● HOW TO COMPLETE THIS TASK:
Filter the entries that follow, copying every line in which the word "csrc" appears.
*** INPUT MATERIAL
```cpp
template <bool EMIT_ROWS, int GRID = 0, bool XID = false, bool SPEC = false>
__global__ void LK_RES_BOUNDS
    lk_residual_kernel(LkMap map, LkParams pr, const LkFilter* __restrict__ filters, const lk_point* __restrict__ pts,
                       size_t pts_slot_stride, int n, double* __restrict__ partials, size_t part_slot_stride,
                       ResidualOut out, size_t out_slot_stride) {
    __shared__ double stage[LK_RB / LK_WAVE][64 * LK_ROW2];
    int slot = blockIdx.y, bx = blockIdx.x;
    if (out.xmap_slots > 0) {
        const unsigned int T = (unsigned int)((n + LK_RB - 1) / LK_RB), c = (T + 7u) >> 3;
        const unsigned int x = blockIdx.x & 7u, j = blockIdx.x >> 3;
        const unsigned int t = x * c + j % c;
        slot = (int)(j / c);
        if (t >= T || slot >= out.xmap_slots) return;
        bx = (int)t;
    }
    const int tid = threadIdx.x;
    const int lane = tid & 63, wv = tid >> 6;
    BucketConst bc;
    load_bucket_const<false>(&filters[slot], pr, bc);
    if (out.alt_use && out.alt_use[1] != 0ull) pts = out.alt_pts;
    const double acc = residual_tile<EMIT_ROWS, GRID, XID, false, SPEC>(map, pr, bc, reinterpret_cast<const float4*>(pts + (size_t)slot * pts_slot_stride),
                                                bx * LK_RB + tid, n, &stage[wv][0], lane, out, (size_t)slot * out_slot_stride);
    if (!EMIT_ROWS && lane < LK_NPART) {
        const size_t wave_id = (size_t)bx * (LK_RB / LK_WAVE) + wv;
        partials[(size_t)slot * part_slot_stride + wave_id * LK_NPART + lane] = (lane < 29) ? acc : 0.0;
    }
}

__device__ __forceinline__ void spec_wait(const LkMap& m, int word, unsigned int need) {
    if (need != 0 && (threadIdx.x & 63) == 0) {
        const unsigned long long t0 = wall_clock64();
        while (__hip_atomic_load(&m.spec[word], __ATOMIC_ACQUIRE, __HIP_MEMORY_SCOPE_AGENT) < need) {
            __builtin_amdgcn_s_sleep(4);
            if (wall_clock64() - t0 > 20000000ull) {
                atomicOr(&m.counters[LK_CTR_ERR], LK_E_SPEC_TIMEOUT);
                break;
            }
        }
    }
    __builtin_amdgcn_fence(__ATOMIC_ACQUIRE, "agent");
}
template <bool XID>
__global__ void LK_RES_BOUNDS
    lk_verify_kernel(LkMap map, LkParams pr, const LkFilter* __restrict__ filters, const lk_point* __restrict__ pts, int n,
                     double* __restrict__ partials, ResidualOut out, unsigned int dirty_from, unsigned int need_done) {
    __shared__ double stage[64 * LK_ROW2];
    const int lane = threadIdx.x;
    const int i = blockIdx.x * LK_RB + lane;
    bool susp = false;
    if (i < n) {
        const int2 c = out.ids[i];
        susp = spec_suspect(map, c.x, dirty_from) || spec_suspect(map, c.y, dirty_from);
    }
    if (__ballot(susp) == 0ull) return;
    if (lane == 0) atomicAdd(&map.counters[LK_CTR_SPEC_REDO], 1u);
    spec_wait(map, LK_SPEC_DONE, need_done);
    BucketConst bc;
    load_bucket_const<false>(&filters[0], pr, bc);
    const double acc = residual_tile<false, 0, XID>(map, pr, bc, reinterpret_cast<const float4*>(pts), i, n, stage, lane, out, (size_t)0);
    if (lane < LK_NPART) partials[(size_t)blockIdx.x * LK_NPART + lane] = (lane < 29) ? acc : 0.0;
}

template <int GRID>
__global__ void LK_RES_BOUNDS
    lk_residual_ragged_kernel(LkMap map, LkParams pr, const LkFilter* __restrict__ filters, const lk_point* __restrict__ pts,
                              LkRagged rg, int b, double* __restrict__ partials, size_t part_slot_stride) {
    __shared__ double stage[LK_RB / LK_WAVE][64 * LK_ROW2];
    const int slot = blockIdx.y;
    if (b >= rag_nb(rg, slot)) return;
    const unsigned long long* po = rag_pt_off(rg, slot);
    const unsigned long long base = po[b];
    const int n = (int)(po[b + 1] - base);
    if ((int)(blockIdx.x * LK_RB) >= n) return;
    const int tid = threadIdx.x;
    const int lane = tid & 63, wv = tid >> 6;
    BucketConst bc;
    load_bucket_const<false>(&filters[slot], pr, bc);
    ResidualOut out;
    out.h6 = nullptr, out.z = nullptr, out.R = nullptr, out.valid = nullptr, out.world = nullptr;
    const double acc = residual_tile<false, GRID>(map, pr, bc, reinterpret_cast<const float4*>(pts + base), blockIdx.x * LK_RB + tid, n,
                                            &stage[wv][0], lane, out, (size_t)0);
    if (lane < LK_NPART) {
        const size_t wave_id = (size_t)blockIdx.x * (LK_RB / LK_WAVE) + wv;
        partials[(size_t)slot * part_slot_stride + wave_id * LK_NPART + lane] = (lane < 29) ? acc : 0.0;
    }
}

__device__ __forceinline__ int root_find_or_create(const LkMap& m, const LkParams& pr, const int* key) {
    {
        int r = hash_find(m, key[0], key[1], key[2]);
        if (r >= 0) return r;
    }
    unsigned int s = lk_hash3(key[0], key[1], key[2]) & m.hash_mask;
    int* slotw = reinterpret_cast<int*>(m.hash);
    for (unsigned int trips = 0; trips < 64u * (m.hash_mask + 1u); ++trips) {
        int w = __hip_atomic_load(&slotw[4 * s + 3], __ATOMIC_ACQUIRE, __HIP_MEMORY_SCOPE_AGENT);
        if (w == LK_EMPTY) {
            int expected = LK_EMPTY;
            if (__hip_atomic_compare_exchange_strong(&slotw[4 * s + 3], &expected, LK_LOCKED, __ATOMIC_ACQ_REL,
                                                     __ATOMIC_ACQUIRE, __HIP_MEMORY_SCOPE_AGENT)) {
                unsigned int id = atomicAdd(&m.counters[LK_CTR_NODES], 1u);
                if (id >= m.max_nodes) {
                    atomicOr(&m.counters[LK_CTR_ERR], LK_E_NODES_FULL);
                    __hip_atomic_store(&slotw[4 * s + 3], LK_EMPTY, __ATOMIC_RELEASE, __HIP_MEMORY_SCOPE_AGENT);
                    return -1;
                }
                atomicAdd(&m.counters[LK_CTR_ROOTS], 1u);
                lk_node_rec* nd = &m.nodes[id];
                double vs = (double)pr.voxel_size_f;
#pragma unroll
                for (int c = 0; c < 8; ++c) nd->child[c] = -1;
#pragma unroll
                for (int c = 0; c < 3; ++c) {
                    nd->voxel_center[c] = (0.5 + key[c]) * vs;
                    nd->key[c] = key[c];
                }
                nd->quater_length = pr.voxel_size_f / 4;
                nd->layer = 0;
                nd->npts = 0;
                nd->new_points = 0;
                nd->state = LK_NODE_UPDATE_ENABLE;
                nd->block = -1;
                nd->list_head = -1;
                nd->pad_[0] = 0;
                m.planes[id].flags = 0;
                m.match[id].flags = 0;
                m.dirty[id] = m.epoch;
                m.newroot[lk_hash3(key[0], key[1], key[2]) & LK_NEWROOT_MASK] = m.epoch;
                slotw[4 * s + 0] = key[0];
                slotw[4 * s + 1] = key[1];
                slotw[4 * s + 2] = key[2];
                __hip_atomic_store(&slotw[4 * s + 3], (int)id, __ATOMIC_RELEASE, __HIP_MEMORY_SCOPE_AGENT);
                return (int)id;
            }
            continue;
        }
        if (w == LK_LOCKED) {
            __builtin_amdgcn_s_sleep(1);
            continue;
        }
        int kx = __hip_atomic_load(&slotw[4 * s + 0], __ATOMIC_RELAXED, __HIP_MEMORY_SCOPE_AGENT);
        int ky = __hip_atomic_load(&slotw[4 * s + 1], __ATOMIC_RELAXED, __HIP_MEMORY_SCOPE_AGENT);
        int kz = __hip_atomic_load(&slotw[4 * s + 2], __ATOMIC_RELAXED, __HIP_MEMORY_SCOPE_AGENT);
        if (kx == key[0] && ky == key[1] && kz == key[2]) return w;
        s = (s + 1) & m.hash_mask;
    }
    atomicOr(&m.counters[LK_CTR_ERR], LK_E_HASH_FULL);
    return -1;
}

// ... 77 lines not shown
```

Baseline: 670,700.

## Precompute squared range bound in grid records; use permlane32 swap for half-wave reduction

When building the dense grid, each plane record's radius is replaced by a precomputed float bound on the squared range. The grid-path plane test can then compare range² directly, with no sqrtf or double conversion in the per-point hot loop. The bound is built with careful float rounding so it keeps the original decision exactly. Separately, the 32-lane cross-half shuffle in the row reduction is replaced with permlane32_swap on the two 32-bit halves. The risk is that any other reader of the grid copy's radius field now sees a changed meaning.

Result: faster. 689,100 (median of 6 runs) (+2.7%).

```diff
diff --git a/leg-kilo_amd/csrc/lk_map_kernels.h b/leg-kilo_amd/csrc/lk_map_kernels.h
--- a/leg-kilo_amd/csrc/lk_map_kernels.h
+++ b/leg-kilo_amd/csrc/lk_map_kernels.h
@@ -1,6 +1,7 @@
 #pragma once
 #include "lk_device.h"
 #include "lk_eig3.h"
+#include "lk_range_bound.h"
 
 #define LK_MB 256
 
@@ -1565,6 +1566,7 @@
     const size_t c = ((size_t)(e.z - map.gmin[2]) * (size_t)map.gdim[1] + (size_t)(e.y - map.gmin[1])) * (size_t)map.gdim[0] + (size_t)(e.x - map.gmin[0]);
     lk_match_rec r = map.match[e.w];
     r.pad_ = (unsigned int)e.w;
+    r.radius = lk_range_bound(r.radius);
     if (!(r.flags & LK_PLANE_IS_PLANE)) {
         unsigned int first = 0, count = 0;
         for (int pass = 0; pass < 2; ++pass) {
@@ -1589,6 +1591,7 @@
                         if (pass == 1) {
                             lk_match_rec cr = map.match[node];
                             cr.pad_ = (unsigned int)node;
+                            cr.radius = lk_range_bound(cr.radius);
                             map.match[first + k] = cr;
                         }
                         ++k;
diff --git a/leg-kilo_amd/csrc/lk_point_kernels.h b/leg-kilo_amd/csrc/lk_point_kernels.h
--- a/leg-kilo_amd/csrc/lk_point_kernels.h
+++ b/leg-kilo_amd/csrc/lk_point_kernels.h
@@ -14,7 +14,7 @@
 struct RecTail {
     double2 v0, v1, v2, v3, v4;
 };
-template <bool XID, bool PRE = false>
+template <bool XID, bool PRE = false, bool BOUND = false>
 __device__ __forceinline__ void eval_plane(const lk_match_rec* __restrict__ mr, double2 q0, double2 q1, double2 q2,
                                            float pd, float pradius, int node, int layer, const PointLite& g,
                                            const BucketConst& bc, const LkParams& pr, bool& success, double& prob,
@@ -28,8 +28,13 @@
     float dis_to_plane = (float)fabs(sd);
     float dis_to_center = (float)((c.x - g.p_w.x) * (c.x - g.p_w.x) + (c.y - g.p_w.y) * (c.y - g.p_w.y) +
                                   (c.z - g.p_w.z) * (c.z - g.p_w.z));
-    float range_dis = sqrtf(dis_to_center - dis_to_plane * dis_to_plane);
-    if (!((double)range_dis <= 3.0 * (double)pradius)) return;
+    const float range2 = dis_to_center - dis_to_plane * dis_to_plane;
+    if (BOUND) {
+        if (!(range2 >= 0.f && range2 <= pradius)) return;
+    } else {
+        float range_dis = sqrtf(range2);
+        if (!((double)range_dis <= 3.0 * (double)pradius)) return;
+    }
     const V3 q = V3{g.p_w.x - c.x, g.p_w.y - c.y, g.p_w.z - c.z};
     const S3 s11 = S3{v0.x, v0.y, v1.x, v1.y, v2.x, v2.y};
     const double sig_pl = quad3(s11, q) - 2.0 * dot3(q.x, v3.x, q.y, v3.y, q.z, v4.x) + v4.y;
@@ -153,7 +158,7 @@
                 continue;
             }
         }
-        eval_plane<XID, true>(pl, q0, q1, q2, tail.x, tail.y, 0, 0, g, bc, pr, success, prob, best, &rt);
+        eval_plane<XID, true, true>(pl, q0, q1, q2, tail.x, tail.y, 0, 0, g, bc, pr, success, prob, best, &rt);
         ++idx;
         --remaining;
     }
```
******
● SOLVED PROBLEM:
diff --git a/leg-kilo_amd/csrc/lk_map_kernels.h b/leg-kilo_amd/csrc/lk_map_kernels.h
--- a/leg-kilo_amd/csrc/lk_map_kernels.h
+++ b/leg-kilo_amd/csrc/lk_map_kernels.h
diff --git a/leg-kilo_amd/csrc/lk_point_kernels.h b/leg-kilo_amd/csrc/lk_point_kernels.h
--- a/leg-kilo_amd/csrc/lk_point_kernels.h
+++ b/leg-kilo_amd/csrc/lk_point_kernels.h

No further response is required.